**** Supplied records ****
static void sector_free(ed_sector* s) {
  if (!s) return;
  (void)hipSetDevice(s->device);
  if (s->gexec) (void)hipGraphExecDestroy(s->gexec);
  for (hipEvent_t& e : s->ws.ev)
    if (e) (void)hipEventDestroy(e);
// ... 1578 lines not shown
  const int64_t du = K.dimup;
  std::vector<int32_t> uc((size_t)K.degup * du);
  std::vector<double> uv((size_t)K.degup * du);
  if (K.degup) {
    CK(dcopy(s, uc.data(), K.upc, uc.size() * 4, hipMemcpyDeviceToHost));
    CK(dcopy(s, uv.data(), K.upv, uv.size() * 8, hipMemcpyDeviceToHost));
  }
  std::vector<std::vector<PkrHop>> ul(du);
  for (int64_t r = 0; r < du; r++)
    for (int e = 0; e < K.degup; e++) {
      uint64_t bits;
      memcpy(&bits, &uv[(size_t)e * du + r], 8);
      ul[r].push_back({uc[(size_t)e * du + r], bits});
    }
  pkr_order_up(ul, (int)du, s->pkr_E);
  s->pkr_degu = s->pkr_E;
  CK(pkr_upload(s, ul, s->pkr_degu, du, &s->d_kupc, &s->d_kupv));
  s->d_kdwc = K.dwc;
  s->d_kdwv = (const double*)K.dwv;
  s->d_kdiag = nullptr;
  s->pkr_state = 1;
  return 1;
}

static int64_t persist_lds(const ed_sector* s, int vc, int mode);
static int64_t persist_vrows(const ed_sector* s, int mode, int vc = 0) {
  switch (mode) {
    case 2: return (int64_t)kPRegBlock * s->preg_rpt;
    case 3: return (int64_t)kPRegBlock * s->kreg_rpt;
    case 4: return (int64_t)kPRegBlock * s->pkr_rpt;
    default: return (int64_t)kPBlock * persist_rpt01(s->dim);
  }
}
static int persist_mode(ed_sector* s, int vc, int path) {
  const int o = s->opts;
  if (o & ED_OPT_NO_PERSIST) return -1;
  const int64_t vs = vc ? 16 : 8;
  const int64_t rpt_max = (vc || s->hc) ? 5 : 8;
  if (s->dim > rpt_max * (int64_t)kPBlock) return -1;
  int64_t lds = ((persist_vrows(s, 0) * vs + 15) & ~(int64_t)15);
  if (!(o & (ED_OPT_NO_PKRON | ED_OPT_NO_PREG)) &&
      ((path == 0 && !(o & ED_OPT_PERSIST_STORED) && build_pkron_stored(s) > 0) ||
       (path == 2 && build_pkron_direct(s) > 0)) &&
      (vc == 0 || pkr_fits_c512(s->pkr_E, s->pkr_rpt)) &&
      persist_lds(s, vc, 4) <= kLdsBudget)
    return 4;
  if (path == 0) {
    if (o & ED_OPT_PERSIST_STORED) return lds <= kLdsBudget ? 0 : -1;
    if (o & ED_OPT_NO_PREG) return -1;
    if (s->dim > 10 * (int64_t)kPRegBlock) return -1;
    const int W = build_preg(s);
    if (W < 0) return -1;
    if (s->preg_rpt * W > preg_cap(s->hc, vc)) return -1;
    if (persist_lds(s, vc, 2) > kLdsBudget) return -1;
    return 2;
  }
  if (path == 2 && !(o & ED_OPT_NO_PREG) && s->dim <= 10 * (int64_t)kPRegBlock) {
    const KronHost& K = s->K;
    const int deg = K.degup + K.degdw;
    int W = 0;
    for (int w : {8, 12, 14, 16})
      if (!W && deg <= w) W = w;
    const int64_t rpt = (s->dim + kPRegBlock - 1) / kPRegBlock;
    const int RPT = rpt <= 2 ? 2 : rpt <= 4 ? 4 : rpt <= 6 ? 6 : rpt <= 8 ? 8 : 10;
    const int64_t hs = s->hc ? 16 : 8;
    const int64_t dict = ((int64_t)(K.degup * K.dimup + K.degdw * K.dimdw) + 1) * hs;
    const int cap = preg_cap(s->hc, vc);
// ... 12 lines not shown
           (int64_t)K.nimp * K.nimp * 8 + 256;
    return lds <= kLdsBudget ? 1 : -1;
  }
  return -1;
}

static int64_t persist_lds(const ed_sector* s, int vc, int mode) {
  const int64_t vs = vc ? 16 : 8, vr = persist_vrows(s, mode, vc);
  int64_t lds = ((vr * vs + 15) & ~(int64_t)15);
  if (mode == 4) {
    if (!vc) return (((vr + vr / kPRegBlock) * vs + 15) & ~(int64_t)15);
    return lds + (int64_t)s->pkr_E * s->pkr_dd * 8;
  }
  if (mode == 2) {
    const int64_t hs = s->hc ? 16 : 8;
    return lds + ((vr * 8 + 15) & ~(int64_t)15) + (((int64_t)s->ndict * hs + 15) & ~(int64_t)15);
  }
  if (mode == 3) {
    const int64_t hs = s->hc ? 16 : 8;
    const int64_t dict = ((int64_t)(s->K.degup * s->K.dimup + s->K.degdw * s->K.dimdw) + 1) * hs;
    return lds + ((vr * 8 + 15) & ~(int64_t)15) + ((dict + 15) & ~(int64_t)15);
  }
  if (mode == 1) {
    const KronHost& K = s->K;
    const int64_t hs = s->hc ? 16 : 8;
    auto al = [](int64_t b) { return (b + 15) & ~(int64_t)15; };
    lds += al(K.dimup * hs) + al(K.dimdw * hs) + al((int64_t)K.degup * K.dimup * hs) +
           al((int64_t)K.degdw * K.dimdw * hs) + al((int64_t)K.degup * K.dimup * 4) +
           al((int64_t)K.degdw * K.dimdw * 4) + al(K.dimup) + al(K.dimdw) + al((int64_t)K.nimp * K.nimp * 8);
  }
  return lds;
}
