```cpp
size_t mvq_bf16x3_split_bytes(int batch, int c, int t)
{
    if (batch <= 0 || c <= 0 || t <= 0) return 0;
    return (size_t)batch * c * t * 6;
}
int mvq_bf16x3_split_f32(const float* x, void* xs, int batch, int c, int t, void* stream)
{
    if (batch < 0 || c <= 0 || t < 0 || c % 8 != 0) return fail(MVQ_EINVAL, "bf16x3_split: bad shape B=%d C=%d T=%d (C %% 8 == 0)", batch, c, t);
    if (batch == 0 || t == 0) return MVQ_OK;
    if (!x || !xs) return fail(MVQ_EINVAL, "bf16x3_split: null tensor");
    if ((reinterpret_cast<uintptr_t>(xs) & 15) != 0) return fail(MVQ_EINVAL, "bf16x3_split: xs must be 16-byte aligned");
    const hipError_t e = mvq::launch_bf16x3_split(x, xs, batch, c, t, S(stream));
    return e == hipSuccess ? MVQ_OK : hipfail(e, "bf16x3_split");
}
size_t mvq_conv1d_k7_bf16x3_packed_bytes(int cout, int cin)
{
    if (cout <= 0 || cin <= 0 || mvq::bf16x6_tile_rows(cout) == 0 || cin % 16 != 0) return 0;
    return (size_t)cout * cin * 7 * 6;
}
int mvq_conv1d_k7_pack_bf16x3(const float* w, void* wq, int cout, int cin, int dgrad, void* stream)
{
    if (cout <= 0 || cin <= 0 || mvq::bf16x6_tile_rows(cout) == 0 || cin % 16 != 0)
        return fail(MVQ_EINVAL, "conv1d_k7_pack_bf16x3: Cout %d must be a multiple of 128 or 96 and Cin %d of 16", cout, cin);
    if (!w || !wq) return fail(MVQ_EINVAL, "conv1d_k7_pack_bf16x3: null tensor");
    if ((reinterpret_cast<uintptr_t>(wq) & 15) != 0) return fail(MVQ_EINVAL, "conv1d_k7_pack_bf16x3: wq must be 16-byte aligned");
    const hipError_t e = mvq::launch_bf16x3_pack_k7(w, wq, cout, cin, dgrad != 0, S(stream));
    return e == hipSuccess ? MVQ_OK : hipfail(e, "conv1d_k7_pack_bf16x3");
}
int mvq_conv1d_k7_bf16x6_f32(const void* xs, const void* wq, const float* bias, const float* alpha_out, float* y, float* y2,
                             const float* dsn_src, const float* dsn_alpha, const float* residual,
                             int batch, int cin, int t, int cout, int dil, int tvalid, void* stream)
{
    if (batch < 0 || cin <= 0 || cout <= 0 || t < 0 || mvq::bf16x6_tile_rows(cout) == 0 || cin % 16 != 0)
        return fail(MVQ_EINVAL, "conv1d_k7_bf16x6: bad shape B=%d Cin=%d T=%d Cout=%d (Cout %% 128 or 96, Cin %% 16)", batch, cin, t, cout);
    if (dil != 1 && dil != 3 && dil != 9) return fail(MVQ_EINVAL, "conv1d_k7_bf16x6: dilation %d not in {1, 3, 9}", dil);
    if (tvalid < 0 || tvalid > t) return fail(MVQ_EINVAL, "conv1d_k7_bf16x6: tvalid %d outside [0, %d]", tvalid, t);
    if (batch == 0 || t == 0) return MVQ_OK;
    if (!xs || !wq || !y) return fail(MVQ_EINVAL, "conv1d_k7_bf16x6: null tensor");
    if (((reinterpret_cast<uintptr_t>(xs) | reinterpret_cast<uintptr_t>(wq)) & 15) != 0)
        return fail(MVQ_EINVAL, "conv1d_k7_bf16x6: xs / wq must be 16-byte aligned");
    if ((long long)batch * ((t + 127) / 128) > 0x7fffffffLL) return fail(MVQ_EINVAL, "conv1d_k7_bf16x6: grid too large");
    if (y2 && !alpha_out) return fail(MVQ_EINVAL, "conv1d_k7_bf16x6: the dual output needs alpha_out");
    if ((dsn_src != nullptr) != (dsn_alpha != nullptr)) return fail(MVQ_EINVAL, "conv1d_k7_bf16x6: dsn_src and dsn_alpha go together");
    mvq::K7Extra ex; ex.y2 = y2; ex.dsn_src = dsn_src; ex.dsn_alpha = dsn_alpha; ex.residual = residual;
    const hipError_t e = mvq::launch_conv_k7_bf16x6(xs, wq, bias, alpha_out, y, batch, cin, t, cout, dil, tvalid, ex, S(stream));
    return e == hipSuccess ? MVQ_OK : hipfail(e, "conv1d_k7_bf16x6");
}

int mvq_f16x2_split_f32(const float* x, void* xs, uint32_t* xamax, int batch, int c, int t, void* stream)
{
    if (batch < 0 || c <= 0 || t < 0 || c % 8 != 0) return fail(MVQ_EINVAL, "f16x2_split: bad shape B=%d C=%d T=%d (C %% 8 == 0)", batch, c, t);
    if (batch == 0 || t == 0) return MVQ_OK;
    if (!x || !xs || !xamax) return fail(MVQ_EINVAL, "f16x2_split: null tensor");
    if ((reinterpret_cast<uintptr_t>(xs) & 15) != 0) return fail(MVQ_EINVAL, "f16x2_split: xs must be 16-byte aligned");
    const hipError_t e = mvq::launch_f16x2_split(x, xs, xamax, batch, c, t, S(stream));
    return e == hipSuccess ? MVQ_OK : hipfail(e, "f16x2_split");
}
size_t mvq_conv1d_k7_f16x2_packed_bytes(int cout, int cin)
{
    if (cout <= 0 || cin <= 0 || mvq::bf16x6_tile_rows(cout) == 0 || cin % 16 != 0) return 0;
    return (size_t)cout * cin * 7 * 4;
}
int mvq_conv1d_k7_pack_f16x2(const float* w, void* wq, uint32_t* wamax, int cout, int cin, int dgrad, void* stream)
{
    if (cout <= 0 || cin <= 0 || mvq::bf16x6_tile_rows(cout) == 0 || cin % 16 != 0)
// ... 832 lines not shown
```

multimodal_vqvae_compression_audio_tactile_amd/csrc/conv_k1k3.hip:

```cpp
#include "conv_dispatch.hpp"
namespace mvq {
hipError_t launch_conv_k1k3(const ConvArgs& a, int ks, int bm, hipStream_t s)
{
    if (ks == 1) {
        if (bm != 96 && conv_prefer_small_tiles(a)) return launch_conv1d_mfma<1, 1, 1, 32, 1, 1, 2, 2, 0>(a, s);
        if (bm == 128) {
            const int tail = a.name_out ? 0 : conv_tail_width(a);
            if (tail) {
                ConvArgs m = a, t = a;
                m.n_tiles_max = a.Ncols / 128;
                t.n_base = m.n_tiles_max * 128;
                hipError_t e = launch_conv1d_mfma<1, 1, 1, 16, 2, 2, 2, 2, 0>(m, s);
                if (e != hipSuccess) return e;
                return tail == 96 ? launch_conv1d_mfma<1, 1, 1, 16, 1, 3, 4, 1, 0>(t, s)
                                  : launch_conv1d_mfma<1, 1, 1, 16, 2, 1, 2, 2, 0>(t, s);
            }
        }
        switch (bm) {
            case 128: return launch_conv1d_mfma<1, 1, 1, 16, 2, 2, 2, 2, 0>(a, s);
            case 96:
                      return (long)a.B * ((a.Ncols + 127) / 128) * ((a.Mrows + 95) / 96) < 200
                                 ? launch_conv1d_mfma<1, 1, 1, 32, 3, 1, 1, 4, 0>(a, s)
                                 : launch_conv1d_mfma<1, 1, 1, 16, 3, 1, 1, 4, 0>(a, s);
            case 64:  return launch_conv1d_mfma<1, 1, 1, 16, 2, 2, 1, 4, 0>(a, s);
        }
    } else if (ks == 3) {
        if (bm != 96 && conv_prefer_small_tiles(a)) return launch_conv1d_mfma<3, 1, 1, 16, 1, 1, 2, 2, 0>(a, s);
        if (bm == 128 && a.Ncols <= 96) return launch_conv1d_mfma<3, 1, 1, 8, 1, 3, 4, 1, 0>(a, s);
        switch (bm) {
            case 128: return conv_dma_rows_ok(a) ? launch_conv1d_mfma<3, 1, 1, 8, 2, 2, 2, 2, 0>(a, s)
                                                 : launch_conv1d_mfma<3, 1, 1, 16, 2, 2, 2, 2, 0>(a, s);
        }
    }
    return hipErrorInvalidValue;
}
}
```

multimodal_vqvae_compression_audio_tactile_amd/csrc/conv_k7.hip:

```cpp
#include "conv_dispatch.hpp"
namespace mvq {
template <int DIL>
static hipError_t k7(const ConvArgs& a, int bm, hipStream_t s)
{
    if (DIL == 1 && bm == 128 && a.Ncols <= 96 && !conv_prefer_small_tiles(a))
        return launch_conv1d_mfma<7, 1, 1, 4, 1, 3, 4, 1, 0>(a, s);
    if (bm != 96 && conv_prefer_small_tiles(a)) return launch_conv1d_mfma<7, 1, DIL, 8, 1, 1, 2, 2, 0>(a, s);
    if (bm == 128) {
        const int tail = a.name_out ? 0 : conv_tail_width(a);
        if (tail) {
            ConvArgs m = a, t = a;
            m.n_tiles_max = a.Ncols / 128;
            t.n_base = m.n_tiles_max * 128;
            hipError_t e = launch_conv1d_mfma<7, 1, DIL, 4, 2, 2, 2, 2, 0>(m, s);
            if (e != hipSuccess) return e;
            return tail == 96 ? launch_conv1d_mfma<7, 1, DIL, 4, 1, 3, 4, 1, 0>(t, s)
                              : launch_conv1d_mfma<7, 1, DIL, 4, 2, 1, 2, 2, 0>(t, s);
        }
    }
    switch (bm) {
        case 128: return launch_conv1d_mfma<7, 1, DIL, 4, 2, 2, 2, 2, 0>(a, s);
        case 96:  return launch_conv1d_mfma<7, 1, DIL, 4, 3, 1, 1, 4, 0>(a, s);
        case 64:  return launch_conv1d_mfma<7, 1, DIL, 8, 2, 2, 1, 4, 0>(a, s);
    }
    return hipErrorInvalidValue;
}
hipError_t launch_conv_k7(const ConvArgs& a, int dil, int bm, hipStream_t s)
{
    switch (dil) {
        case 1: return k7<1>(a, bm, s);
        case 3: return k7<3>(a, bm, s);
        case 9: return k7<9>(a, bm, s);
    }
    return hipErrorInvalidValue;
}
}
```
****
• [What needs to be done] Copy out all lines of the material containing the word "tvalid".

• [Answer to this task]
                             int batch, int cin, int t, int cout, int dil, int tvalid, void* stream)
    if (tvalid < 0 || tvalid > t) return fail(MVQ_EINVAL, "conv1d_k7_bf16x6: tvalid %d outside [0, %d]", tvalid, t);
    const hipError_t e = mvq::launch_conv_k7_bf16x6(xs, wq, bias, alpha_out, y, batch, cin, t, cout, dil, tvalid, ex, S(stream));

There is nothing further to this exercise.